Tax Fees The aggregate fees billed and expected to be billed by E&Y in each of the last two fiscal years for professional services rendered for tax compliance, tax advice, and tax planning were $2,465,000 for the year ended December 31, 2006, which included $1,130,000 for tax compliance services and $1,335,000 for tax advice and planning services, and $2,517,000 for the year ended December 31, 2005, which included $1,062,000 for tax compliance services and $1,455,000 for tax advice and planning services. These services included assistance in the preparation of Black & Decker’s tax returns and expatriate tax returns, assistance with tax audits and appeals, tax advice relating to mergers, acquisitions, dispositions, and employee benefits, requests for rulings or technical advice from taxing authorities, and organization tax structure evaluation and planning.

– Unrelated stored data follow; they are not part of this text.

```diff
@@ -2168,11 +2174,11 @@
                                 }
                                 StoreSpectrumLines(tile, pool, Q_LMIS, slot, go && !dark);
                                 if (fNonBlack && go) {
-                                    if (dark) newFlags |= F_MIS_DARK;
+                                    if (dark) misWord = __uint_as_float(MIS_EXCL_DARK | (31u << MIS_EXCL_BITS));
                                     pool.R(R_MI0, slot) = make_float4(mr.o.x, mr.o.y, mr.o.z, mr.d.x);
                                     pool.R(R_MI1, slot) = make_float4(mr.d.y, mr.d.z, misTHi, misWord);
-                                    if (s.nLights > 1) pool.I(I_MISLIGHT, slot) = lightNum;
-                                    newFlags |= F_MIS;
+                                    if (s.nLights > 1 && !dark) pool.I(I_MISLIGHT, slot) = lightNum;
+                                    newFlags |= dark ? SHADE_DARK_RAY : F_MIS;
                                 }
                             }
                         }
@@ -2305,7 +2311,7 @@
         if (!passThrough) {
             if (finished) {
                 pathLen = (unsigned)bounces;
-                newFlags = (newFlags & (F_NEE | F_SHADOW | F_MIS | F_CAND | F_NEE_NZ | F_MIS_DARK)) | F_FINISHED;
+                newFlags = (newFlags & (F_NEE | F_SHADOW | F_MIS | F_CAND | F_NEE_NZ | SHADE_DARK_RAY)) | F_FINISHED;
             } else {
                 newFlags |= F_ALIVE;
             }
@@ -2313,8 +2319,8 @@
             newFlags |= flags & F_L_IN_B;
             if (betaOne && !betaWritten) newFlags |= F_BETA_ONE;
             wantShadow = (newFlags & F_SHADOW) != 0;
-            wantMis = (newFlags & F_MIS) != 0;
-            if ((newFlags & F_NEE) && !wantShadow && !wantMis) { ++zeroNow; newFlags &= ~F_NEE; }
+            wantMis = (newFlags & (F_MIS | SHADE_DARK_RAY)) != 0;
+            if ((newFlags & F_NEE) && !wantShadow && !(newFlags & F_MIS)) { ++zeroNow; newFlags &= ~F_NEE; }
             pool.I(I_FLAGS, slot) = StateWord(newFlags, finished ? bounces : bounces + 1, dimNow);
         }
     }
@@ -3374,7 +3380,7 @@
 
 std::vector<int> BuildLightPrims(const mi_scene_desc *d, bool &misAny) {
     std::vector<int> lp((size_t)std::max<uint32_t>(d->n_lights, 1), (int)MIS_EXCL_NONE), seen((size_t)std::max<uint32_t>(d->n_lights, 1), 0);
-    bool ok = d->n_instances == 0 && d->n_prims < MIS_EXCL_NONE;
+    bool ok = d->n_instances == 0 && d->n_prims < MIS_EXCL_DARK;
     for (uint32_t i = 0; i < d->n_prims; ++i) {
         const int al = d->prims[i].area_light;
         if (al < 0) continue;
```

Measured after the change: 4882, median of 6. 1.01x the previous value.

All Other Fees The aggregate fees billed and expected to be billed by E&Y for professional services rendered during each of the last two fiscal years other than as stated above under the captions Audit Fees, Audit-Related Fees, and Tax Fees were $ –0– for the year ended December 31, 2006, and $ –0– for the year ended December 31, 2005.
The Audit Committee recommends a vote FOR the ratification of the selection of Ernst & Young LLP.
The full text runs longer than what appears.